Just whose fault is it and what is more important, who is going to take responsibility and do something about it?
We now know that one in ten children have cholestorol levels which are likely to impact negatively on their future health, probably for the rest of their lives. Do 'we' not owe them a better start in life than this?
When we learn of how families in the third world lose children because there is simply not enough food, we can understand that individual parents there are close to powerless, when trying to improve their children's prospects.

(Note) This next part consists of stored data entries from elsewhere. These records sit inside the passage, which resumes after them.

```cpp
ks_status ks_group_step(ks_group* g, int64_t ticks, ks_bind* out, int64_t cap, int64_t* n_out, int32_t* status_out,
                        ks_step_stats* stats) {
    if (!g || !n_out || !status_out || ticks < 0 || cap < 0) return KS_EINVAL;
    const int S = (int)g->engs.size();
    if (S == 0) return KS_OK;
    if (hipSetDevice(g->device) != hipSuccess) return KS_EDEVICE;
    std::vector<int64_t> p_hi(S, 0), t_end(S, 0);
    std::vector<char> live(S, 0), part(S, 0);
    int mode = ks::kEvalMicro, blk_n = 0, B = 0;
    bool k16 = true, small = true;
    for (ks_engine* e : g->engs) {
        B = std::max(B, e->B);
        k16 = k16 && key16(e);
        small = small && small_resolver(e);
    }
    const int which = small ? kResolveSmall : kResolveRole;
    int64_t blocks = 0;
    for (int i = 0; i < S; i++) {
        ks_engine* e = g->engs[i];
        n_out[i] = 0;
        status_out[i] = KS_OK;
        const bool out_of_domain = e->P > 0 && !in_passed_domain(e, e->h_bind_tick[0], e->tick + ticks);
        if (e->err || !e->nodes_loaded || e->world * e->vsh != 1 || out_of_domain) {
            status_out[i] = e->err ? e->err : out_of_domain ? KS_ERANGE : KS_EINVAL;
            if (!e->err) {
                if (out_of_domain) fail(e, KS_ERANGE, "step past 2^31 s after the first bind");
                else fail(e, KS_EINVAL, "group step needs loaded, unsharded nodes");
            }
            e->h_ctr[0] = e->h_ctr[1] = e->done;
            e->h_ctr[2] = 0;
            *e->h_args = e->nodes_loaded ? make_args(e) : ks::EngineArgs{};
            e->h_args->ctr = e->d_ctr;
            e->h_args->blk_n = 0;
            continue;
        }
        t_end[i] = e->tick + ticks;
        part[i] = 1;
        live[i] = step_prepare(e, ticks, &p_hi[i]);
        mode = std::min(mode, e->mode);
        blk_n = std::max(blk_n, e->blk_n);
        blocks += e->blk_n;
    }
    int pg = 1;
    while (pg < ks::max_pods_per_scan_wg() && pg < B && blocks * ((B + pg * 2 - 1) / (pg * 2)) >= 2048) pg *= 2;
    for (int i = 0; i < S; i++) g->h_args[i].PG = pg;
    hipStream_t st = g->st;
    auto dev = [&](hipError_t r) { return r == hipSuccess; };
    auto dev_fail = [&](const char* what) {
        g->errmsg = what;
        for (int i = 0; i < S; i++)
            if (part[i]) {
                ks_engine* e = g->engs[i];
                e->err = KS_EDEVICE;
                e->errmsg = what;
                status_out[i] = KS_EDEVICE;
            }
        return KS_EDEVICE;
    };
    if (!dev(hipMemcpyAsync(g->d_ctr, g->h_ctr, sizeof(int64_t) * 32 * S, hipMemcpyHostToDevice, st)) ||
        !dev(hipMemcpyAsync(g->d_args, g->h_args, sizeof(ks::EngineArgs) * S, hipMemcpyHostToDevice, st)) ||
// ... 108 lines not shown
```

Before: 99.68 billion evals/s.
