template <bool IMPAIRED, class Sink>
GS_DEV void gs_row_step_body(const GsDev& d, const GsGlobals& g, uint32_t i, uint32_t t, uint32_t gslot,
                             uint32_t inb, Sink& sink) {
  const GsLossCols imp_loss = {IMPAIRED ? d.imp_loss : nullptr, IMPAIRED ? d.imp_recv : nullptr};
  const uint8_t* const imp_delay = IMPAIRED ? d.imp_delay : nullptr;
  const uint8_t* const imp_flags = IMPAIRED ? d.imp_flags : nullptr;
  const uint32_t cur = t & 1u, nxt = cur ^ 1u;
  const uint32_t icur = t & g.ring_mask, inxt = (t + 1u) & g.ring_mask;
  const uint32_t k0 = d.key[cur][i];
  const uint32_t truth = gs_key_truth(k0);
  if (inb != 0u) sink.activity();
  if (truth == GS_TRUTH_NONE) {
    if (inb != 0u) d.inbox[icur][i] = 0u;
    return;
  }
  const uint32_t m0 = d.meta[i];
  const uint32_t due0 = d.due[i];
  const bool up = truth == GS_TRUTH_UP;
  const bool gossip_slot = up && gslot == gs_meta_gphase(m0);
  uint32_t queued = up ? d.queued[i] : 0u;
  const uint32_t rbits = inb & ~(GS_ACC_BIT | GS_WAKE_BIT) & g.active_mask;
  const uint32_t heard0 = rbits != 0u ? d.heard[i] : 0u;
  if (inb != 0u) d.inbox[icur][i] = 0u;
  const bool pp_now = up && g.pp_interval != 0u && gs_pp_due(g.pp_interval, g.rot_pp, i / g.phase_group, t);
  if (inb != 0u && gs_mail_is_stale(g, inb, heard0, due0 == t, pp_now)) return;
  sink.stat(GS_ST_ACTIVE_ROWS, 1);

  if ((inb & ~GS_WAKE_BIT) == 0u && gs_key_rank(k0) == GS_RANK_ALIVE && !(up && due0 == t) &&
      !(gossip_slot && queued != 0u) && !pp_now) {
    if (m0 & GS_META_DIRTY) {
      gs_key_store(d, g, nxt, i, k0);
      d.meta[i] = m0 & ~GS_META_DIRTY;
    }
    if (queued != 0u) gs_post(d, g, sink, gs_queue_wake_slot(g, t, gslot, gs_meta_gphase(m0)), i, GS_WAKE_BIT);
    return;
  }

  uint32_t k = k0, m = m0, due = due0;
  const size_t cap = g.cap;
  uint32_t heard = 0;

  if ((inb & ~GS_WAKE_BIT) != 0u) {
    if ((inb & GS_ACC_BIT) && g.pp_interval != 0u) {
      uint32_t* clk = d.pp_clk + (size_t)cur * 2u * cap;
      const uint32_t cm = GS_LD_OTHER(&clk[i]), ce = GS_LD_OTHER(&clk[cap + i]);
      if (cm | ce) {
        clk[i] = 0u;
        clk[cap + i] = 0u;
        if (up) {
          if (cm > d.ltime_member[i]) d.ltime_member[i] = cm;
          if (ce > d.ltime_event[i]) d.ltime_event[i] = ce;
        }
      }
    }
    if (rbits && up) {
      heard = heard0;
      uint32_t fresh = rbits & ~heard;
      uint32_t accepted = 0;
      while (fresh) {
#if defined(__CUDA_ARCH__)
        uint32_t r = __ffs(fresh) - 1;
#else
        uint32_t r = (uint32_t)__builtin_ctz(fresh);
#endif
        fresh &= fresh - 1;
        const GsRumor& ru = g.rumors[r];
        bool accept = true;
        if (ru.kind == GS_RUMOR_USER_EVENT) {
          uint32_t c = d.ltime_event[i];
          if (ru.ltime >= c) {
            c = ru.ltime + 1u;
            d.ltime_event[i] = c;
          }
          if (ru.ltime < d.event_min[i]) accept = false;
          else if (c > g.event_buffer && ru.ltime < c - g.event_buffer) accept = false;
          if (accept && (m & GS_META_WATCHED))
            gs_log_event(d, g, sink, t, GS_EV_USER, r, i, ru.ltime);
        } else if (ru.kind == GS_RUMOR_JOIN_INTENT || ru.kind == GS_RUMOR_LEAVE_INTENT) {
          uint32_t c = d.ltime_member[i];
          if (ru.ltime >= c) d.ltime_member[i] = ru.ltime + 1u;
        } else if (ru.kind == GS_RUMOR_ALIVE) {
// ... 130 lines not shown
        if (miss > 7u) miss = 7u;
        m = gs_meta_set_nmiss(gs_meta_set_stage(m, GS_STAGE_WAIT_P), miss);
        due = t0 + g.P * (gs_meta_aw(m) + 1u);
      }
      stage = gs_meta_stage(m);
    }
    if (stage == GS_STAGE_WAIT_P && due == t) {
      uint32_t aw = gs_meta_aw(m) + gs_meta_nmiss(m);
      if (aw > g.awareness_max - 1u) aw = g.awareness_max - 1u;
      m = gs_meta_set_stage(gs_meta_set_aw(m, aw), GS_STAGE_IDLE);
      const uint32_t j = d.probe_tgt[i];
      const uint64_t e = ((uint64_t)(~d.probe_inc[i]) << 32) | (uint64_t)i;
      uint64_t* acc = d.acc + (size_t)nxt * GS_K1MAX * cap;
      uint64_t v = e;
      for (uint32_t s = 0; s < GS_K1MAX; ++s) {
        uint64_t old = GS_ATOMIC_MIN64(&acc[(size_t)s * cap + j], v);
        if (old == v || old == GS_EMPTY64) break;
        if (old > v) v = old;
      }
      gs_post(d, g, sink, inxt, j, GS_ACC_BIT);
      sink.stat(GS_ST_PROBE_FAILURES, 1);
      stage = GS_STAGE_IDLE;
    }
    if (stage == GS_STAGE_IDLE && due == t) {
      uint32_t cursor = d.cursor[i], pass = d.pass[i];
      const uint32_t n = gs_peer_count(d, g, i);
      const uint32_t hb = g.graph_n == 0u ? g.perm_bits : gs_perm_bits_of(n);
      GsU4 rk = gs_perm_keys(g.seed_lo, g.seed_hi, i, pass);
      uint32_t checked = 0, target = GS_EMPTY32, ktarget = 0;
      const uint32_t limit = n < GS_PROBE_SKIP_CAP ? n : GS_PROBE_SKIP_CAP;
      while (checked < limit) {
        if (cursor >= n) {
          cursor = 0;
          ++pass;
          ++checked;
          rk = gs_perm_keys(g.seed_lo, g.seed_hi, i, pass);
          continue;
        }
        uint32_t c = gs_peer_at(d, g, i, gs_perm(cursor, n, hb, rk));
        ++cursor;
        uint32_t kc = gs_peer_key(d, cur, c, false);
        uint32_t rank = gs_key_rank(kc);
        if (c == i || gs_key_truth(kc) == GS_TRUTH_NONE || rank == GS_RANK_DEAD ||
            rank == GS_RANK_LEFT || !gs_knows(d, g, i, c, kc, m)) {
          ++checked;
          continue;
        }
        target = c;
        ktarget = kc;
        break;
      }
      d.cursor[i] = cursor;
      d.pass[i] = pass;
      if (target != GS_EMPTY32) {
        sink.stat(GS_ST_PROBES, 1);
        bool ok = gs_key_truth(ktarget) == GS_TRUTH_UP && !gs_lost(g, imp_loss, sink, i, target, t, GS_LK_PING, 0) &&
                  !gs_lost(g, imp_loss, sink, target, i, t, GS_LK_ACK, 0) &&
                  gs_extra(g, imp_delay, i, target) + gs_extra(g, imp_delay, target, i) <= g.T;
        if (ok) {
          uint32_t aw = gs_meta_aw(m);
          m = gs_meta_set_aw(m, aw ? aw - 1u : 0u);
          due = t + g.P;
          sink.stat(GS_ST_ACKS, 1);
          if constexpr (Sink::kCoords) {
            if (d.coord != nullptr) gs_coord_on_ack(d.coord, d.ctag, d.adj, d.adj_idx, imp_delay, g, i, target, t);
          }
        } else {
          m = gs_meta_set_stage(m, GS_STAGE_WAIT_T);
          d.probe_tgt[i] = target;
          d.probe_inc[i] = GS_PEER_INC(d, cur, target, ktarget);
          due = t + g.T;
          sink.horizon(t + g.P);
        }
      } else {
        due = t + g.P;
      }
    }

    if (gossip_slot && queued != 0u) {
      uint32_t peers[8];
      uint32_t kk = g.gossip_nodes > 8u ? 8u : g.gossip_nodes;
      uint32_t np = gs_krandom(d, g, i, t, GS_PUR_GOSSIP, kk, 0u, GS_EMPTY32, m, peers);
      const uint32_t q0 = queued;
      if (g.active_bytes <= g.udp_avail && np != 0u) {
        uint32_t sends[GS_MAX_RUMORS > 8 ? 8 : GS_MAX_RUMORS];
        uint32_t n_pkts = 0, n_q = 0, pm = queued;
        bool few = true;
        while (pm) {
#if defined(__CUDA_ARCH__)
          const uint32_t r = __ffs(pm) - 1;
#else
          const uint32_t r = (uint32_t)__builtin_ctz(pm);
#endif
          pm &= pm - 1;
          if (n_q == 8u) { few = false; break; }
          const uint32_t tx = d.tx[GS_TX(r, cap, i)];
          uint32_t room = g.retransmit_limit > tx ? g.retransmit_limit - tx : 1u;
          if (room == 0u) room = 1u;
          const uint32_t s = room < np ? room : np;
          sends[n_q++] = s;
          if (s > n_pkts) n_pkts = s;
        }
        if (few) {
          pm = queued;
          for (uint32_t x = 0; x < n_q; ++x) {
#if defined(__CUDA_ARCH__)
            const uint32_t r = __ffs(pm) - 1;
#else
            const uint32_t r = (uint32_t)__builtin_ctz(pm);
#endif
            pm &= pm - 1;
            const uint32_t tx = (uint32_t)d.tx[GS_TX(r, cap, i)] + sends[x];
            d.tx[GS_TX(r, cap, i)] = (uint8_t)tx;
            if (tx >= g.retransmit_limit) queued &= ~(1u << r);
            sink.stat(GS_ST_RUMORS_SENT, sends[x]);
          }
          sink.stat(GS_ST_GOSSIP_PACKETS, n_pkts);
          for (uint32_t q = 0; q < n_pkts; ++q) {
            uint32_t pkt = 0;
            pm = q0;
            for (uint32_t x = 0; x < n_q; ++x) {
#if defined(__CUDA_ARCH__)
              const uint32_t r = __ffs(pm) - 1;
#else
              const uint32_t r = (uint32_t)__builtin_ctz(pm);
#endif
              pm &= pm - 1;
              if (sends[x] > q) pkt |= 1u << r;
            }
            if (!gs_lost(g, imp_loss, sink, i, peers[q], t, GS_LK_GOSSIP, q))
              gs_post(d, g, sink, (t + 1u + gs_extra(g, imp_delay, i, peers[q])) & g.ring_mask, peers[q], pkt);
          }
          np = 0u;
        }
      }
      for (uint32_t q = 0; q < np && queued != 0u; ++q) {
        uint32_t pkt = gs_select_packet(d, g, i, queued);
        if (pkt == 0u) break;
        uint32_t pm = pkt;
        while (pm) {
#if defined(__CUDA_ARCH__)
          uint32_t r = __ffs(pm) - 1;
#else
          uint32_t r = (uint32_t)__builtin_ctz(pm);
#endif
          pm &= pm - 1;
          uint32_t tx = (uint32_t)d.tx[GS_TX(r, cap, i)] + 1u;
          d.tx[GS_TX(r, cap, i)] = (uint8_t)tx;
          if (tx >= g.retransmit_limit) queued &= ~(1u << r);
          sink.stat(GS_ST_RUMORS_SENT, 1);
        }
        sink.stat(GS_ST_GOSSIP_PACKETS, 1);
        if (!gs_lost(g, imp_loss, sink, i, peers[q], t, GS_LK_GOSSIP, q))
          gs_post(d, g, sink, (t + 1u + gs_extra(g, imp_delay, i, peers[q])) & g.ring_mask, peers[q], pkt);
      }
      if (queued != q0) d.queued[i] = queued;
    }

    if (pp_now && !(m & GS_META_ISOLATED)) {
      uint32_t partner[1];
      if (gs_krandom(d, g, i, t, GS_PUR_PUSHPULL, 1u, 1u, GS_EMPTY32, m, partner) != 0u) {
        const uint32_t j = partner[0];
        if (!gs_no_tcp(imp_flags, i, j)) {
          uint32_t* req = d.ppreq + (size_t)nxt * GS_PPK * cap;
          uint32_t v = i;
          for (uint32_t s = 0; s < GS_PPK; ++s) {
            const uint32_t old = GS_ATOMIC_MIN32(&req[(size_t)s * cap + j], v);
            if (old == v || old == GS_EMPTY32) break;
            if (old > v) v = old;
          }
          uint32_t* clk = d.pp_clk + (size_t)nxt * 2u * cap;
          GS_ATOMIC_MAX32(&clk[j], d.ltime_member[i]);
          GS_ATOMIC_MAX32(&clk[cap + j], d.ltime_event[i]);
          gs_post(d, g, sink, inxt, j, (d.heard[i] & g.active_mask) | GS_ACC_BIT);
        }
        sink.stat(GS_ST_PUSH_PULLS, 1);
      }
    }
  }

  if (k != k0) {
    gs_key_store(d, g, nxt, i, k);
    m |= GS_META_DIRTY;
  } else if (m0 & GS_META_DIRTY) {
    gs_key_store(d, g, nxt, i, k);
    m &= ~GS_META_DIRTY;
  }
  if (m != m0) d.meta[i] = m;
  if (due != due0) d.due[i] = due;
  if (gs_key_rank(k) == GS_RANK_SUSPECT || (m & GS_META_DIRTY))
    gs_post(d, g, sink, inxt, i, GS_WAKE_BIT);
  else if (queued != 0u)
    gs_post(d, g, sink, gs_queue_wake_slot(g, t, gslot, gs_meta_gphase(m)), i, GS_WAKE_BIT);
}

This is just not the case in our 'civilized' western society. Very few parents do not have the power to give their kids the food they need to thrive. Most of the time, the necessary food can enjoyed as an experience in itself. Indeed eating and drinking socially is considered a right rather than a privilege by a great many of us.
I have to ask myself often why it seems to be beyong the wit of many to guide their children into enjoying this relatively bounteous lifestyle, without turning into 'lard-buckets'.
People become rightly incensed when there is evidence of children being abused, whether it be physical, sexual or mental cruelty.
I am afraid that I perceive parents allowing their children to put their future health at risk, simply by over-indulgence, as a very similar form of abuse.
It perhaps does not have the intended cruelty of the other forms, but to think it is not as bad is like considering the results of a road accident to be 'better' than injuries sustained as the results of being beaten up.
I know of very few parents who do not say that they want the best for their children. A wonderful old-fashioned saying states that 'fine words butter no parsnips'.
Improving their long-term health prospects might well take more than reducing the amount of butter on the parsnips eaten by our up-coming generations.